14. A method for releasing a cooling unit (12) from a circulating supporting element (13) of a caterpillar-type casting machine (14), wherein the cooling unit (12) is clamped in a starting or clamping position by at least one connecting element (20), which is pre-tensioned in its longitudinal direction by a spring (22), with the supporting element (13), by a head (28) provided on an upper end face (26) of the connecting element (20) being engaged with a recess (30) provided on or in the cooling unit (12), characterized, in that the at least one connecting element (20) within the supporting element (13) is displaceably mounted in direction of the longitudinal axis thereof, and in that a fluid under pressure is applied to a lower end face (42) of the connecting element (20), whereby the connecting element (20) is moved against the spring pre-tension in the direction of the longitudinal axis thereof into a release position, in which clearance (S) results between the head (28) of the connecting element (20) and the recess (30) provided on or in the cooling unit (12) and thus the cooling unit (12) is removable from the supporting element (13) and is released accordingly.

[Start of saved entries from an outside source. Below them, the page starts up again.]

## Fuse window multiply into first radix-4 stage and hand-schedule FFT16 second stage

Only the first eight windowed inputs are loaded up front. The windowing of the upper eight is folded into the first radix-4 butterflies through packed FMAs on raw samples (sd/hwp), and windowed(j) is recomputed on the rare energy-rescale path. The second FFT16 stage is rewritten as inline-asm blocks that fold the twiddles into FMAs with tangent-factored constants, and the zero-check min chain is rewritten as min3. The aim is to cut VALU instructions and register pressure in the per-hop FFT, at the risk of subtle numerical or ordering differences and a fragile asm schedule; the rescale path now scales only z[0..7], which relies on sd/hwp having been rescaled elsewhere.

```diff
diff --git a/soundscope_amd/csrc/ss_fft.hip b/soundscope_amd/csrc/ss_fft.hip
--- a/soundscope_amd/csrc/ss_fft.hip
+++ b/soundscope_amd/csrc/ss_fft.hip
@@ -105,7 +105,8 @@
             const v2f so2 = {side_off, side_off};
             const v2f osa = v2f{op[i].x, op[i].y} + so2, osb = v2f{op[i].z, op[i].w} + so2;
             const float ops[4] = {osa.x, osa.y, osb.x, osb.y};
-            const float qmin = fminf(fminf(fminf(qm[0], qm[1]), fminf(qm[2], qm[3])), fminf(fminf(qs[0], qs[1]), fminf(qs[2], qs[3])));
+            auto min3 = [](float a, float b, float c) -> float { return __builtin_fminf(__builtin_fminf(a, b), c); };
+            const float qmin = fminf(min3(min3(min3(qm[0], qm[1], qm[2]), qm[3], qs[0]), qs[1], qs[2]), qs[3]);
             if (__builtin_expect(__ballot(qmin == 0.0f) == 0ull, 1)) {
 #pragma unroll
                 for (int e = 0; e < 4; e++) {
@@ -581,7 +582,7 @@
         __builtin_amdgcn_sched_barrier(0);
         v2f z[16];
 #pragma unroll
-        for (int j = 0; j < 16; j++) z[j] = windowed(j);
+        for (int j = 0; j < 8; j++) z[j] = windowed(j);
         __builtin_amdgcn_sched_barrier(0);
         const uint32_t nPm = (uint32_t)__builtin_amdgcn_readfirstlane((int)umax(umax(lq0.x, lq0.z), umax(lq1.x, lq1.z)));
         const uint32_t nPd = (uint32_t)__builtin_amdgcn_readfirstlane((int)umax(umax(lq0.y, lq0.w), umax(lq1.y, lq1.w)));
@@ -597,7 +598,7 @@
             if (!(zrow_m || zrow_d)) {
                 float xm = 0.0f, xd = 0.0f;
 #pragma unroll
-                for (int j = 0; j < 16; j++) { xm = fmaf(z[j].x, z[j].x, xm); xd = fmaf(z[j].y, z[j].y, xd); }
+                for (int j = 0; j < 16; j++) { const v2f v = j < 8 ? z[j] : windowed(j); xm = fmaf(v.x, v.x, xm); xd = fmaf(v.y, v.y, xd); }
                 const float wm = wave_fsum_lane63(xm), wd = wave_fsum_lane63(xd);
                 if (lane63) *reinterpret_cast<uint2 *>(xlev[wvid]) = make_uint2(__float_as_uint(wm), __float_as_uint(wd));
                 __syncthreads();
@@ -608,12 +609,19 @@
                     T = T < -60 ? -60 : (T > 60 ? 60 : T);
                     const float sc = rescale(T);
 #pragma unroll
-                    for (int j = 0; j < 16; j++) z[j].y *= sc;
+                    for (int j = 0; j < 8; j++) z[j].y *= sc;
                 }
             }
         }
         const float soff = soffE;
-        r16_fft<true>(z);
+        SS_PRIO_LO();
+#pragma unroll
+        for (int r = 0; r < 4; r++) {
+            if (r & 1) radix4_windowed<1>(z[r], z[r + 4], z[r + 8], z[r + 12], sd[r + 8], hwp[(r + 8) >> 1], sd[r + 12], hwp[(r + 12) >> 1]);
+            else radix4_windowed<0>(z[r], z[r + 4], z[r + 8], z[r + 12], sd[r + 8], hwp[(r + 8) >> 1], sd[r + 12], hwp[(r + 12) >> 1]);
+        }
+        fft16_stage2(z);
+        SS_PRIO_HI();
         xbuf[X1B(0, tb, hi)] = z[R16(0)];
 #pragma unroll
         for (int ka = 1; ka < 16; ka++) xbuf[X1B(ka, tb, hi)] = r16_pass1_tw<TWN>(ka, z[R16(ka)], tw1);
diff --git a/soundscope_amd/csrc/ss_fft_dev.h b/soundscope_amd/csrc/ss_fft_dev.h
--- a/soundscope_amd/csrc/ss_fft_dev.h
+++ b/soundscope_amd/csrc/ss_fft_dev.h
@@ -34,14 +34,6 @@
         : "=v"(r), "=&v"(m) : "v"(a), "v"(w));
     return r;
 }
-__device__ __forceinline__ v2f pk_cmul_k(v2f a, v2f w)
-{
-    v2f m, r;
-    asm("v_pk_mul_f32 %1, %2, %3 op_sel:[1,1] op_sel_hi:[1,0]\n\t"
-        "v_pk_fma_f32 %0, %2, %3, %1 op_sel:[0,0,0] op_sel_hi:[0,1,1] neg_lo:[0,0,1] neg_hi:[0,0,0]"
-        : "=v"(r), "=&v"(m) : "v"(a), "s"(w));
-    return r;
-}
 __device__ __forceinline__ v2f pk_w2pre(v2f a) { return pk_sub_ib(a, a); }
 __device__ __forceinline__ v2f pk_w6pre(v2f a)
 {
@@ -49,14 +41,6 @@
     asm("v_pk_add_f32 %0, %1, %1 op_sel:[1,0] op_sel_hi:[0,1] neg_lo:[0,1] neg_hi:[1,1]" : "=v"(r) : "v"(a));
     return r;
 }
-__device__ __forceinline__ v2f pk_mul_mi(v2f a)
-{
-    v2f r;
-    const v2f zero = {0.0f, 0.0f};
-    asm("v_pk_add_f32 %0, %1, %2 op_sel:[0,1] op_sel_hi:[1,0] neg_lo:[0,0] neg_hi:[0,1]" : "=v"(r) : "v"(zero), "v"(a));
-    return r;
-}
-
 template <int S>
 __device__ __forceinline__ v2f pk_mul_bcast(v2f a, v2f w)
 {
@@ -81,28 +65,86 @@
     a3 = pk_add_ib(t1, t3);
 }
 
+#define SS_PK_SUB_IB(D, A, B) "v_pk_add_f32 " D ", " A ", " B " op_sel:[0,1] op_sel_hi:[1,0] neg_lo:[0,0] neg_hi:[0,1]\n\t"
+#define SS_PK_ADD_IB(D, A, B) "v_pk_add_f32 " D ", " A ", " B " op_sel:[0,1] op_sel_hi:[1,0] neg_lo:[0,1] neg_hi:[0,0]\n\t"
+#define SS_PK_W6PRE(D, A) "v_pk_add_f32 " D ", " A ", " A " op_sel:[1,0] op_sel_hi:[0,1] neg_lo:[0,1] neg_hi:[1,1]\n\t"
+#define SS_PK_ADD(D, A, B) "v_pk_add_f32 " D ", " A ", " B "\n\t"
+#define SS_PK_SUB(D, A, B) "v_pk_add_f32 " D ", " A ", " B " neg_lo:[0,1] neg_hi:[0,1]\n\t"
+#define SS_PK_FMA(D, V, K, T) "v_pk_fma_f32 " D ", " V ", " K ", " T "\n\t"
+#define SS_PK_FNMA(D, V, K, T) "v_pk_fma_f32 " D ", " V ", " K ", " T " neg_lo:[1,0,0] neg_hi:[1,0,0]\n\t"
+#define SS_PK_FMA_SUB_IK(D, V, K, T) "v_pk_fma_f32 " D ", " V ", " K ", " T " op_sel:[1,0,0] op_sel_hi:[0,1,1] neg_lo:[0,0,0] neg_hi:[1,0,0]\n\t"
+#define SS_PK_FMA_ADD_IK(D, V, K, T) "v_pk_fma_f32 " D ", " V ", " K ", " T " op_sel:[1,0,0] op_sel_hi:[0,1,1] neg_lo:[1,0,0] neg_hi:[0,0,0]\n\t"
 #define R16(k) ((((k) & 3) << 2) | ((k) >> 2))
+__device__ __forceinline__ void fft16_stage2(v2f (&a)[16])
+{
+    constexpr float C1 = 0.92387953251128674f, T1 = 0.41421356237309505f, R = 0.70710678118654752f;
+    const v2f kc = {C1, C1}, kt = {T1, T1}, kr = {R, R};
+    v2f tmp;
+    radix4(a[0], a[1], a[2], a[3]);
+    asm(SS_PK_FMA_SUB_IK("%1", "%1", "%5", "%1")
+        SS_PK_FMA_ADD_IK("%3", "%3", "%5", "%3")
+        SS_PK_SUB_IB("%2", "%2", "%2")
+        SS_PK_ADD_IB("%4", "%1", "%3")
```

15. The method as claimed in claim 13, which is carried out using a clamping system comprising at least one connecting element (20), which is pre-tensioned in its longitudinal direction by a spring (22), and clamping means (24), by which the cooling unit (12) is fastenable on the supporting element (13), characterized in that the connecting element (20) is accommodated in a displaceably mounted manner in the direction of its longitudinal axis inside the supporting element (13), and the clamping means (24) is formed by a head (28) provided on an upper end face (26) of the connecting element (20) and a recess (30), which is provided on or in the cooling unit (12) and can be brought into interaction therewith, wherein the connecting element (20) is pre-tensioned by means of the spring (22) toward the supporting element (13) and is thus transferred into a clamping position, in which the cooling unit (12), when the head (28) of the connecting element (20) is engaged with the recess (30) provided on or in the cooling unit (12), is automatically clamped with the supporting element (13).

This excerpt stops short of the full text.